Exercise instructions: Return the following from the records below: each line, word for word, starting with the line that contains "#define SFW_FLAT_WAVES_NOOBS 6" and going on through the line that contains "void social_flat_wave(const sfw_launch", with nothing outside that range.

Data:
template <typename R>
__device__ double2 group_force(const sfm_consts<R> &k, const agent_consts &c, const lds_layout &s, int NG, int g, int A,
                               int i, int sl, double px, double py) {
  const sfw_agent_const ci = s.ac[i];
  const int q = s.grp[i];
  if (q < 0) return double2{0.0, 0.0};
  const int m0 = s.goff[q], m1 = s.goff[q + 1];
  if (m1 - m0 < 2) return double2{0.0, 0.0};
  const double n = static_cast<double>(m1 - m0), inv_n = sfwm::rcp_nr(n);
  const double2 csum = s.gcen[g * NG + q];
  const double cx = csum.x * inv_n, cy = csum.y * inv_n;
  const double ex = ci.goal_x - px, ey = ci.goal_y - py;
  double inv_en, en;
  sfwm::rsqrt_sqrt(fmax(fma(ex, ex, ey * ey), 1e-300), inv_en, en);
  const bool has_dir = s.hg(sl) && en > ci.goal_radius;
  const double ddx = has_dir ? ex * inv_en : 0.0, ddy = has_dir ? ey * inv_en : 0.0;
  double fx = 0.0, fy = 0.0;
  {
// ... 504 lines not shown
    if constexpr (GROUPS) add_group_forces(k, c);
      }

  const late_launch Le = late_args();
  if (Le->phase == SFW_PHASE_PREFIX) {
    sfw_cls_agent *const out_state = Le->out_state;
    const int64_t A_late = Le->A;
#pragma unroll
    for (int r = 0; r < NS; ++r)
      if (ok_[r] && static_cast<int>(g4_[r] >> 2) < Gn) {
        const uint32_t io = io_[r];
        sfw_cls_agent c;
        c.px = lds_at<double>(smem, io); c.py = lds_at<double>(smem, io + PY);
        c.vx = lds_at<double>(smem, io + VX); c.vy = lds_at<double>(smem, io + VY);
        c.fx = fx[r]; c.fy = fy[r]; c.sw = sw[r];
        const int2 cell = lds_at<int2>(smem, io + off::HG);
        c.hasgoal = cell.x;
        c.pad = 0;
        out_state[(first_local + static_cast<int64_t>(g4_[r] >> 2)) * A_late + (cell.y >> 1)] = c;
      }
    if (lane < Gn) Le->out_dead[first_local + lane] = s.dead[lane];
    clock_probe(1);
    return;
  }
  double sw_acc = 0.0;
#pragma unroll
  for (int r = 0; r < NS; ++r) {
    if (G == 1) sw_acc += ok_[r] ? sw[r] : 0.0;
    else if (ok_[r]) lds_at<double>(smem, io_[r] + off::SW) = sw[r];
  }
  finish_wave(s, lane, G, Gn, first_local, sw_acc);
  clock_probe(1);
}
template <typename R, int NS, bool GROUPS>
__global__ void __launch_bounds__(WAVE, (NS == 1 && !GROUPS) ? 6 : 1) sfw_social_kernel(const sfw_launch L, const int G) {
  sfwm::fp_mode_for_omod();
  extern __shared__ __attribute__((aligned(16))) char smem[];
  social_reg_wave<R, NS, GROUPS>(L, G, smem, blockIdx.x, gridDim.x);
}

__global__ void __launch_bounds__(256) sfw_pair_table_kernel(uint16_t *tab, int A, int n_entries, int n_dummy) {
  const int u = blockIdx.x * blockDim.x + threadIdx.x;
  if (u >= n_entries) return;
  const int P = A * (A - 1) / 2;
  int i = A + (u >= P ? (u - P) % n_dummy : 0), j = i;
  if (u < P) {
    const int row = u / A;
    i = u - row * A;
    j = i + row + 1;
    j = (j >= A) ? j - A : j;
  }
  tab[u] = static_cast<uint16_t>(8 * i);
  tab[n_entries + u] = static_cast<uint16_t>(8 * j);
}

__device__ __forceinline__ void load_pair_entries(const uint16_t *ti, const uint16_t *tj, uint32_t lane_off, uint32_t &io,
                                                  uint32_t &jo) {
#ifdef SFW_DBG_C_LOADS
  io = ti[lane_off / 2];
  jo = tj[lane_off / 2];
  return;
#endif
  asm volatile("s_nop 4\n\tglobal_load_ushort %0, %2, %3\n\tglobal_load_ushort %1, %2, %4"
               : "=&v"(io), "=&v"(jo)
               : "v"(lane_off), "s"(ti), "s"(tj));
}
__device__ __forceinline__ void wait_pair_entries(uint32_t &io, uint32_t &jo) {
  asm volatile("s_waitcnt vmcnt(0)" : "+v"(io), "+v"(jo));
}

#ifndef SFW_FIRST_PAIRS_IN_REGS
#define SFW_FIRST_PAIRS_IN_REGS 1
#endif
#ifndef SFW_FLAT_WAVES
#define SFW_FLAT_WAVES 5
#endif
#ifndef SFW_FLAT_WAVES_NOOBS
#define SFW_FLAT_WAVES_NOOBS 6
#endif
__device__ __forceinline__ void wave_sync() {
  __builtin_amdgcn_fence(__ATOMIC_RELEASE, "wavefront");
  __builtin_amdgcn_wave_barrier();
  __builtin_amdgcn_fence(__ATOMIC_ACQUIRE, "wavefront");
}
struct cycle_result {
  double social_work;
  int dead;
  int ready;
  int fdone;
  int legal;
  double base0, base;
};
__device__ __forceinline__ int cycle_wait_ready(const cycle_result *res, int need) {
  int r;
  while ((r = *const_cast<const volatile int *>(&res->ready)) < need) __builtin_amdgcn_s_sleep(1);
  __builtin_amdgcn_fence(__ATOMIC_ACQUIRE, "workgroup");
  return r;
}
#define K2_SYNC() do { if constexpr (CYCLE) wave_sync(); else __syncthreads(); } while (0)
template <typename R, bool GROUPS, int CAP, bool OBS, bool CYCLE, bool BATCH = false>
__device__ __forceinline__ void social_flat_wave(const sfw_launch &L, char *const smem, const k1s_lds *const k1, cycle_result *const res,
                                                 const unsigned bid, const unsigned nblk, const int64_t item_base,
                                                 const late_launch Lb = nullptr) {
  static_assert(CYCLE || !BATCH, "a batched wave is a cycle kernel's wave");
  const int lane = threadIdx.x;
  const int A = L.A, O = L.O;
  const int NG = GROUPS ? L.NG : 0;
  const int cap = CAP > 0 ? CAP : ((A + 2) & ~1);
  const int PY = 8 * cap, VX = 16 * cap, VY = 24 * cap, FJX = 32 * cap, FJY = 40 * cap, FCX = 48 * cap,
            FCY = 56 * cap;
  (void)FCX;
  (void)FCY;
  constexpr bool CONSTS_IN_LDS = GROUPS || CYCLE;
  const lds_layout s(smem, A, cap, A, 1, O, NG, GROUPS ? L.n_grp_mem : 0, CONSTS_IN_LDS, true, L.k.obs_lds != 0);
  const int64_t first_local = CYCLE ? static_cast<int64_t>(bid) : item_base + xcd_contiguous(bid, nblk, static_cast<unsigned>(L.n_xcd));
  const sfm_consts<R> k0 = make_consts<R, true>(L);
  const sfw_force_k<R> &fk = force_k<R>(L);
  const R s_lambda = sfwm::sgpr_const(fk.lambda), s_nig = sfwm::sgpr_const(fk.neg_l2e_inv_gamma), s_lfs = sfwm::sgpr_const(fk.l2_f_social),
          s_cvel = sfwm::sgpr_const(fk.c_vel), s_cang = sfwm::sgpr_const(fk.c_ang);
  constexpr bool F32 = sizeof(R) == 4;
  const int step_begin = L.step_begin, step_end = L.step_end;
  if constexpr (CYCLE) {
    stage_consts<GROUPS, CONSTS_IN_LDS>(L, s, lane);
    if (lane == 0) s.dead[0] = 0;
    wave_sync();
  } else {
    if (!stage_wave<GROUPS, GROUPS>(L, s, lane, 1, 1, first_local)) {
      if (L.phase == SFW_PHASE_SUFFIX) finish_wave(s, lane, 1, 1, first_local, 0.0);
      if (L.phase == SFW_PHASE_PREFIX && lane == 0) L.out_dead[first_local] = s.dead[0];
      return;
    }
  }
  if constexpr (!BATCH) clock_probe(0);
  const int64_t rsample_v = CYCLE ? 0 : robot_sample_of_item(L, first_local);
  const int64_t rsample = static_cast<int64_t>(
      (static_cast<uint64_t>(static_cast<uint32_t>(__builtin_amdgcn_readfirstlane(static_cast<int>(rsample_v >> 32)))) << 32) |
      static_cast<uint32_t>(__builtin_amdgcn_readfirstlane(static_cast<int>(rsample_v))));

  if (!CYCLE && L.resume) {
    const sfw_cls_agent *rec = L.in_state + source_class_of_item(L, first_local) * A;
    for (int sl = lane; sl < A; sl += WAVE) {
      const sfw_cls_agent c = rec[sl];
      s.px[sl] = c.px;
      s.py[sl] = c.py;
      s.vx[sl] = c.vx;
      s.vy[sl] = c.vy;
      s.hasgoal8[sl] = static_cast<unsigned char>(c.hasgoal != 0);
      s.swp[sl] = c.sw;
      s.fcx[sl] = c.fx;
      s.fcy[sl] = c.fy;
      s.fjx[sl] = s.fjy[sl] = 0.0;
    }
  } else {
    const agent_consts c0 = load_agent_consts(late_args_of<BATCH>(Lb), F32);
    for (int sl = lane; sl < A; sl += WAVE) {
      const double px = L.agent_pos[2 * sl], py = L.agent_pos[2 * sl + 1];
      const double vx = L.agent_vel[2 * sl], vy = L.agent_vel[2 * sl + 1];
      const sfw_agent_const c = L.agent_c[sl];
      s.px[sl] = px;
      s.py[sl] = py;
      s.vx[sl] = vx;
      s.vy[sl] = vy;
      s.hasgoal8[sl] = static_cast<unsigned char>(c.has_goal != 0);
      s.swp[sl] = 0.0;
      double fx = 0.0, fy = 0.0;
// ... 29 lines not shown
    K2_SYNC();
    for (int sl = lane; sl < A; sl += WAVE)
      if (s.grp[sl] >= 0) {
        atomicAdd(&s.gcen[s.grp[sl]].x, s.px[sl]);
        atomicAdd(&s.gcen[s.grp[sl]].y, s.py[sl]);
      }
    K2_SYNC();
    for (int sl = lane; sl < A; sl += WAVE)
      if (sl != 0) {
        const double2 gf = group_force<R>(k, c, s, NG, 0, A, sl, sl, s.px[sl], s.py[sl]);
        s.fcx[sl] += gf.x;
        s.fcy[sl] += gf.y;
      }
    K2_SYNC();
  };
  if constexpr (GROUPS) {
    if (!L.resume) add_group_forces(k0, load_agent_consts(late_args_of<BATCH>(Lb), F32));
  }

  const int P = A * (A - 1) / 2;
  const int n_it = (P + WAVE - 1) / WAVE;
  const uint16_t *const tab_i = L.pair_tab, *const tab_j = L.pair_tab + static_cast<size_t>(n_it) * WAVE;
  const uint32_t lane_off = 2u * static_cast<uint32_t>(lane);

  const int64_t unit_vel_v = CYCLE ? 0 : L.rstep_stride + vel_row_of(L, rsample);
  const int64_t unit_pos = rsample,
                unit_vel = static_cast<int64_t>(
                    (static_cast<uint64_t>(static_cast<uint32_t>(__builtin_amdgcn_readfirstlane(static_cast<int>(unit_vel_v >> 32)))) << 32) |
                    static_cast<uint32_t>(__builtin_amdgcn_readfirstlane(static_cast<int>(unit_vel_v))));
  auto fetch_robot = [&](const sfw_unit *ptab, int64_t row_units, int st, int buf) {
    if constexpr (CYCLE) return;
    int l2 = lane;
    asm volatile("" : "+v"(l2));
    if (l2 < 2) {
      const char *src = reinterpret_cast<const char *>(ptab + static_cast<int64_t>(st) * row_units + (l2 ? unit_vel : unit_pos));
      __builtin_amdgcn_global_load_lds((const __attribute__((address_space(1))) void *)src,
                                       (__attribute__((address_space(3))) void *)(reinterpret_cast<char *>(s.rsb + buf)), 16,
                                       0, 0);
    }
  };
  if (step_begin < step_end) fetch_robot(L.ptab, L.row_units, step_begin, step_begin & 1);
  constexpr bool FIRST_IN_REGS = SFW_FIRST_PAIRS_IN_REGS && CAP == 64;
  uint32_t i0 = 0, j0 = 0;
  if constexpr (FIRST_IN_REGS) {
    if (n_it > 0) {
      load_pair_entries(tab_i, tab_j, lane_off, i0, j0);
      wait_pair_entries(i0, j0);
    }
  }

Written response:
#define SFW_FLAT_WAVES_NOOBS 6
#endif
__device__ __forceinline__ void wave_sync() {
  __builtin_amdgcn_fence(__ATOMIC_RELEASE, "wavefront");
  __builtin_amdgcn_wave_barrier();
  __builtin_amdgcn_fence(__ATOMIC_ACQUIRE, "wavefront");
}
struct cycle_result {
  double social_work;
  int dead;
  int ready;
  int fdone;
  int legal;
  double base0, base;
};
__device__ __forceinline__ int cycle_wait_ready(const cycle_result *res, int need) {
  int r;
  while ((r = *const_cast<const volatile int *>(&res->ready)) < need) __builtin_amdgcn_s_sleep(1);
  __builtin_amdgcn_fence(__ATOMIC_ACQUIRE, "workgroup");
  return r;
}
#define K2_SYNC() do { if constexpr (CYCLE) wave_sync(); else __syncthreads(); } while (0)
template <typename R, bool GROUPS, int CAP, bool OBS, bool CYCLE, bool BATCH = false>
__device__ __forceinline__ void social_flat_wave(const sfw_launch &L, char *const smem, const k1s_lds *const k1, cycle_result *const res,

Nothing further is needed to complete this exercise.